Active particles production by pulsed nanosecond discharge in ambient air. Quenching of electronically excited states of nitrogen by O_2 molecules and O(~3P) atoms

摘要

The results of a numerical study of kinetic processes initiated by pulsed nanosecond discharge in atmospheric-pressure air are presented. The calculations of temporal dynamics of electron concentration, density of atomic oxygen, vibrational distribution function of nitrogen molecules, and gas temperature agree with the experimental data. It was shown that quenching of electronically excited states of nitrogen N_2(B~3Π_g), N_2(C~3Π_u), N_2(a'~1Σ_u~-) by oxygen molecules leads to the dissociation of O_2. This conclusion is based on the comparison of calculated dynamics of atomic oxygen in air, excited by pulsed nanosecond discharge, with experimental data. In air plasma at high dissociation degree of oxygen molecules, relaxation of electronic energy of atoms and molecules in reactions with O atoms becomes extremely important. Active production of NO molecules and fast gas heating in the discharge plasma due to the quenching of electronically excited N_2(B~3Π_g, C_3Π~_u, a'~1Σ_u~-) molecules by oxygen atoms should be noted here.
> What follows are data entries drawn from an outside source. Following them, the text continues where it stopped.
int geob200_attention(const float* q, int64_t ldq, const float* k, int64_t ldk, const float* v, int64_t ldv, const float* qp,
                      const float* qb, const float* embed, int64_t n_query, int64_t n_key, int64_t channels, int64_t heads,
                      float* out, int64_t ldo, void* workspace, size_t workspace_bytes, void* stream) {
    cudaStream_t st = (cudaStream_t)stream;
    GEOB_REQUIRE(n_query > 0 && n_key > 0, "attention: empty input");
    if (attention_check(channels, heads, ldq, ldk, ldv)) return -2;
    GEOB_REQUIRE((embed == nullptr) == (qp == nullptr) && (embed == nullptr) == (qb == nullptr), "attention: qp/qb/embed must come together");
    const float div = sqrtf((float)(channels / heads));
    if (workspace != nullptr) {
        const geob200_att_item_t one{q, k, v, qp, qb, embed, out, n_query, n_key};
        const int rc = attention_streaming_batch(&one, 1, ldq, ldk, ldv, ldo, channels, heads, workspace, workspace_bytes, st);
        if (rc <= 0) return rc;
    }
    const size_t smem = sizeof(float) * (ATT_R * channels + ATT_R * heads * channels + ATT_R * heads * n_key);
    GEOB_REQUIRE(smem <= 200 * 1024, "attention: too many keys (%lld)", (long long)n_key);
    if (smem > 48 * 1024 && (ensure_max_smem((const void*)attention_kernel<1>) || ensure_max_smem((const void*)attention_kernel<2>) ||
                             ensure_max_smem((const void*)attention_kernel<4>) || ensure_max_smem((const void*)attention_kernel<8>))) return -1;
    const unsigned grid = (unsigned)((n_query + ATT_R - 1) / ATT_R);
#define LAUNCH_ATT(HV)                                                                                                              \
    attention_kernel<HV><<<grid, 256, smem, st>>>(q, (int)ldq, k, (int)ldk, v, (int)ldv, qp, qb, embed, (int)n_query, (int)n_key,  \
                                                  (int)channels, div, out, (int)ldo)
    switch (heads) {
        case 1: LAUNCH_ATT(1); break;
        case 2: LAUNCH_ATT(2); break;
        case 4: LAUNCH_ATT(4); break;
        default: LAUNCH_ATT(8); break;
    }
#undef LAUNCH_ATT
    GEOB_CHECK_LAUNCH();
    count_launches(1);
    return 0;
}

int geob200_head_bias(const float* q, int64_t ldq, const float* bias_p, int64_t n, int64_t channels, int64_t heads, float* qb,
                      void* stream) {
    head_bias_kernel<<<(unsigned)((n * heads + 255) / 256), 256, 0, (cudaStream_t)stream>>>(q, (int)ldq, bias_p, (int)n, (int)channels,
                                                                                          (int)heads, qb);
    GEOB_CHECK_LAUNCH();
    count_launches(1);
    return 0;
}
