# zdebruine/MMVAE

Hardware: AMD Instinct MI355X
Metric: cells/sec per MMVAE train step (higher is better)
Workload: dtype f32; 1 GPU; c2: 2-modality MMVAE train step, 20000 genes each, latent 128, K=1, batch 512/GPU, adversarial=False; global_batch=512, parallelism=dp1, exchange=none

## Files before the change

### include/mmvae_hip.h

```cpp
#ifndef MMVAE_HIP_H
#define MMVAE_HIP_H

#include <stddef.h>
#include <stdint.h>

#ifdef __cplusplus
extern "C" {
#endif

typedef void* mmvae_stream_t;

#define MMVAE_OK 0
#define MMVAE_ERR_ARG 1
#define MMVAE_ERR_LAUNCH 2
#define MMVAE_ERR_WORKSPACE 3

#define MMVAE_ABI_VERSION 13
int mmvae_abi_version(void);
const char* mmvae_build_arch(void);

#define MMVAE_GEMM_NT 0
#define MMVAE_GEMM_NN 1
#define MMVAE_GEMM_TN 2

#define MMVAE_GEMM_RELU 1u
#define MMVAE_GEMM_ACCUMULATE 2u
#define MMVAE_GEMM_RAW_SLABS 4u
#define MMVAE_GEMM_OPERAND_SLACK 8u

#define MMVAE_GEMM_PRECISION_F32 0
#define MMVAE_GEMM_PRECISION_BF16X3 1
int mmvae_gemm_set_precision(int mode);
int mmvae_gemm_set_workgroup_cap(int max_workgroups);
int mmvae_gemm_set_x3w(int mode);
int mmvae_gemm_get_x3w(void);
int mmvae_gemm_get_precision(void);

int mmvae_gemm_plan(int layout, int M, int N, int K, int* tile_out, int* splitk_out);
size_t mmvae_gemm_workspace_bytes(int layout, int M, int N, int K, int splitk);

int mmvae_gemm_f32(int layout, int M, int N, int K, float alpha, const float* A, int64_t lda, const float* B,
                   int64_t ldb, float* C, int64_t ldc, const float* bias, unsigned flags, int splitk,
                   float* workspace, size_t workspace_bytes, mmvae_stream_t stream);

int mmvae_recon_tiles(int G);
int mmvae_decoder_recon_f32(int B, int G, int H, const float* h, int64_t ldh, const float* W, int64_t ldw,
                            const float* bias, const float* x, int64_t ldx, float* xhat, int64_t ldxhat, float* dP,
                            int64_t lddp, float* se_part, mmvae_stream_t stream);
int mmvae_decoder_recon_rows_f32(int rows, int x_rows, int G, int H, const float* h, int64_t ldh, const float* W,
                                 int64_t ldw, const float* bias, const float* x, int64_t ldx, float* xhat,
                                 int64_t ldxhat, float* dP, int64_t lddp, float* se_part, mmvae_stream_t stream);
int mmvae_recon_set_h_kpad(int on);
int mmvae_recon_row_tiles(int rows);
int mmvae_decoder_recon_rows_colsum_f32(int rows, int x_rows, int G, int H, const float* h, int64_t ldh, const float* W,
                                        int64_t ldw, const float* bias, const float* x, int64_t ldx, float* xhat,
                                        int64_t ldxhat, float* dP, int64_t lddp, float* se_part, float* col_part,
                                        mmvae_stream_t stream);
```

Owing to the high O atoms density, negative ions are efficiently destroyed in the discharge afterglow. As a result, the decay of plasma in the afterglow is determined by electron-ion and ion-ion recombination, and the electron density in the region of high O -atoms density remains relatively high between the pulses. This is the reason why the next pulse does not lead to the streamer formation, but instead the Townsend mechanism of the discharge is initiated. An increase of vibrational temperature of nitrogen molecules at the periphery of plasma channel at time delay t = 1 - 30 μs after the discharge was obtained. This is due to the intense gas heating and as a result, gas-dynamic expansion of a hot gas channel. Vibrationally excited N_2(v) molecules produced near the discharge axis moves from the axial region to the periphery. Consequently, at the periphery the vibrational temperature of nitrogen molecules is increased.